Anyhoo, I add songs throughout the year. Some are new (in general or just to me), some are old songs that pop back onto my radar for one reason or another, and some I Shazam in shops, while watching episodic TV, and even from passing cars.)
My Spotify Wrapped told me that I listened to 476 genres of music in 2025, and this list is representative of that audio sluttery.
The collection, cleverly titled “Stevenson’s Soundtrack 25,” has something for everyone within its seven hours, but likely also has much not for everyone. It’s Schrödinger‘s playlist (a little physics humour for you there.)
Spanning everything from Olivia Rodrigo to Stormtroopers of Death, Kool and the Gang to Pissed Jeans, and Roberta Flack to PIGS PIGS PIGS PIGS PIGS PIGS PIGS (yes, this is a real band), it will take you on a musical journey like no other.
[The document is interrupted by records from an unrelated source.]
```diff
-                    const u64x2k v = *reinterpret_cast<const GASK u64x2k *>(src + 2ull * i);
-                    a = v.x;
-                    c = v.y;
-                    const uint32_t h = ba_hash(a, c, MRG_EMPTY_DOC, A.hash_bits);
-                    if (mine(h)) ovf = !ba_add<IDX, C32>(s_key, s_cnt, s_doc, a, c, MRG_EMPTY_DOC, 1ull, h);
+        for (uint32_t l0 = 0; l0 < nrw; l0 += 64) {
+            const uint32_t l = l0 + (uint32_t)lane;
+            uint32_t n16 = n16_0;
+            if (l0) n16 = l < nrw ? gk(A.bcount16)[(uint64_t)(wv + BA_NW * l) * MRG_NBUCKET + b] : 0u;
+            n16 = min(n16, cap16);
+            for (uint64_t live = __ballot(n16 != 0u); live; live &= live - 1) {
+                const int k = __builtin_ctzll(live);
+                const uint32_t n = (uint32_t)__shfl((int)n16, k);
+                const uint32_t r = (uint32_t)wv + BA_NW * (l0 + (uint32_t)k);
+                const GASK uint64_t *src = p16 + 2ull * r * cap16;
+                for (uint32_t base = 0; base < n; base += 64) {
+                    const uint32_t i = base + (uint32_t)lane;
+                    bool ovf = false;
+                    uint64_t a = 0, c = 0;
+                    if (i < n) {
+                        const u64x2k v = *reinterpret_cast<const GASK u64x2k *>(src + 2ull * i);
+                        a = v.x;
+                        c = v.y;
+                        const uint32_t h = ba_hash(a, c, MRG_EMPTY_DOC, A.hash_bits);
+                        if (mine(h)) ovf = !ba_add<IDX, C32>(s_key, s_cnt, s_doc, a, c, MRG_EMPTY_DOC, 1ull, h);
+                    }
+                    if (__any(ovf)) overflow(ovf, a, c, MRG_EMPTY_DOC, 1);
                 }
-                if (__any(ovf)) overflow(ovf, a, c, MRG_EMPTY_DOC, 1);
             }
         }
     }
     {
-        const uint32_t n = min(gk(A.monext)[b], A.mocap);
+        const uint32_t n = movf_n;
         const GASK uint64_t *src = gk(A.movf) + (uint64_t)b * A.mocap * RW;
         for (uint32_t base = wv * 64u; base < n; base += BA_WG) {
             const uint32_t i = base + lane;
```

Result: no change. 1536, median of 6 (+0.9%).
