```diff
@@ -335,7 +371,8 @@
                             u64 kth = list[j][R - 1];
 #pragma unroll
                             for (int r = 0; r + 1 < R; ++r) kth = (r == kr) ? list[j][r] : kth;
-                            tau[j] = fminf(tau[j], __uint_as_float((unsigned)(shfl_u64(kth, kl) >> 32)));
+                            const float tk = fminf(tau[j], __uint_as_float((unsigned)(shfl_u64(kth, kl) >> 32)));
+                            tau[j] = SLIM ? knn_uniform(tk) : tk;
                         }
                     }
                 }
diff --git a/ppsurf_amd/decoder.py b/ppsurf_amd/decoder.py
--- a/ppsurf_amd/decoder.py
+++ b/ppsurf_amd/decoder.py
@@ -204,13 +204,16 @@
 
     LANE_MIN_CHUNKS = 4
 
-    def __init__(self, plan: DecoderPlan, table, pts, raw, k: int, p: int, same_cloud: bool, max_chunk: int, overlap: bool = False, lanes=None):
+    def __init__(self, plan: DecoderPlan, table, pts, raw, k: int, p: int, same_cloud: bool, max_chunk: int, overlap: bool = False, lanes=None,
+                 spatial_ahead: bool = True):
         from . import ops
         import os
         self.ops, self.plan, self.table, self.pts, self.raw = ops, plan, table, pts, raw
         self.k, self.p, self.same_cloud, self.overlap = int(k), int(p), bool(same_cloud), bool(overlap)
         env = os.environ.get('PPS_CHUNK_LANES')
         self.lanes = int(env) if env else lanes
+        env = os.environ.get('PPS_SPATIAL_AHEAD')
+        self.spatial_ahead = bool(int(env)) if env else bool(spatial_ahead)
         self.max_chunk = int(max_chunk)
         self.idx, self.patches = [], []
         self.pidx = None if (same_cloud and self.p <= self.k) else []
@@ -219,7 +222,7 @@
         self.raw_blocks = None if self.pidx is None else self.ops.KnnBlocks(raw)
         dev = plan.device
         self.side = torch.cuda.Stream(device=dev) if overlap else None
-        self.lane_streams = []
+        self.lane_streams, self.spatial_streams = [], []
         self.ready = [torch.cuda.Event() for _ in range(2)]
         self.free = [torch.cuda.Event() for _ in range(2)]
         self.n = 0
@@ -252,11 +255,35 @@
         main = torch.cuda.current_stream(dev)
         while len(self.lane_streams) < lanes:
             self.lane_streams.append(torch.cuda.Stream(device=dev))
-        self._grow_buffers(max(lanes, 2))
+        ahead = self.spatial_ahead
+        if ahead:
+            while len(self.spatial_streams) < lanes:
+                self.spatial_streams.append(torch.cuda.Stream(device=dev))
+            while len(self.ready) < 2 * lanes:
+                self.ready.append(torch.cuda.Event())
+                self.free.append(torch.cuda.Event())
+        self._grow_buffers(2 * lanes if ahead else max(lanes, 2))
         out = [None] * len(chunks)
         for ln in range(lanes):
             st = self.lane_streams[ln]
             st.wait_stream(main)
+            if ahead:
+                sp = self.spatial_streams[ln]
+                sp.wait_stream(main)
+                for j, i in enumerate(range(ln, len(chunks), lanes)):
+                    q = chunks[i]
+                    m = q.shape[0]
+                    b = 2 * ln + (j & 1)
+                    with torch.cuda.stream(sp):
+                        if j >= 2:
+                            sp.wait_event(self.free[b])
+                        self._spatial(q, b)
+                        self.ready[b].record(sp)
+                    with torch.cuda.stream(st):
+                        st.wait_event(self.ready[b])
+                        out[i] = self.plan.decode(self.table, self.pts, q, self.idx[b][:m], self.patches[b][:m], want_occ=want_occ, lane=ln)
+                        self.free[b].record(st)
+                continue
             with torch.cuda.stream(st):
                 for i in range(ln, len(chunks), lanes):
                     q = chunks[i]
@@ -265,6 +292,8 @@
                     out[i] = self.plan.decode(self.table, self.pts, q, self.idx[ln][:m], self.patches[ln][:m], want_occ=want_occ, lane=ln)
         for ln in range(lanes):
             main.wait_stream(self.lane_streams[ln])
+            if ahead:
+                main.wait_stream(self.spatial_streams[ln])
         for lg, oc in out:
             lg.record_stream(main)
             if oc is not None:
```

Steal what you like, skip what you don’t. Enjoy!
This new-to-me track from six years ago, featured on the playlist above, summarizes my feelings about 2025: “Everything Else Has Gone Wrong” by Bombay Bicycle Club.
I’m still waiting for the “second wind” and “hope” mentioned at the end of this song.
Don’t let me down, 26. And don’t let the door hit you on the ass on the way out, 25.
📖 Read
Restaurateur (a word, among many, he loathes) Keith McNally sprang from working-class England and set out on his life’s adventure, which spanned exotic locales, movie sets, and the launch of umpteen New York restaurants, making him wealthy and frequently in the orbit of the rich and powerful.
Now in the Autumn of his years and post-stroke, his memoir, “I Regret Almost Everything,” looks back on a remarkable life with humour, self-deprecation, appreciation, and, yes, some regrets.
McNally has no shortage of opinions and does not shy from sharing them, including some juicy gossip about various famous people (who would’ve guessed that NYC art-darling Patti Smith was an asshole to waiters?)
Although there are some repetitive themes in the book (words and situations he “hates” and “loathes”), and his life does feature the Boomer-specific experience of having opportunities and money arrive with little to no effort (an annoyance for those of us in other generations who have experienced the opposite throughout our lives), overall it is an honest and frequently funny account of a life lived by the seat of his pants.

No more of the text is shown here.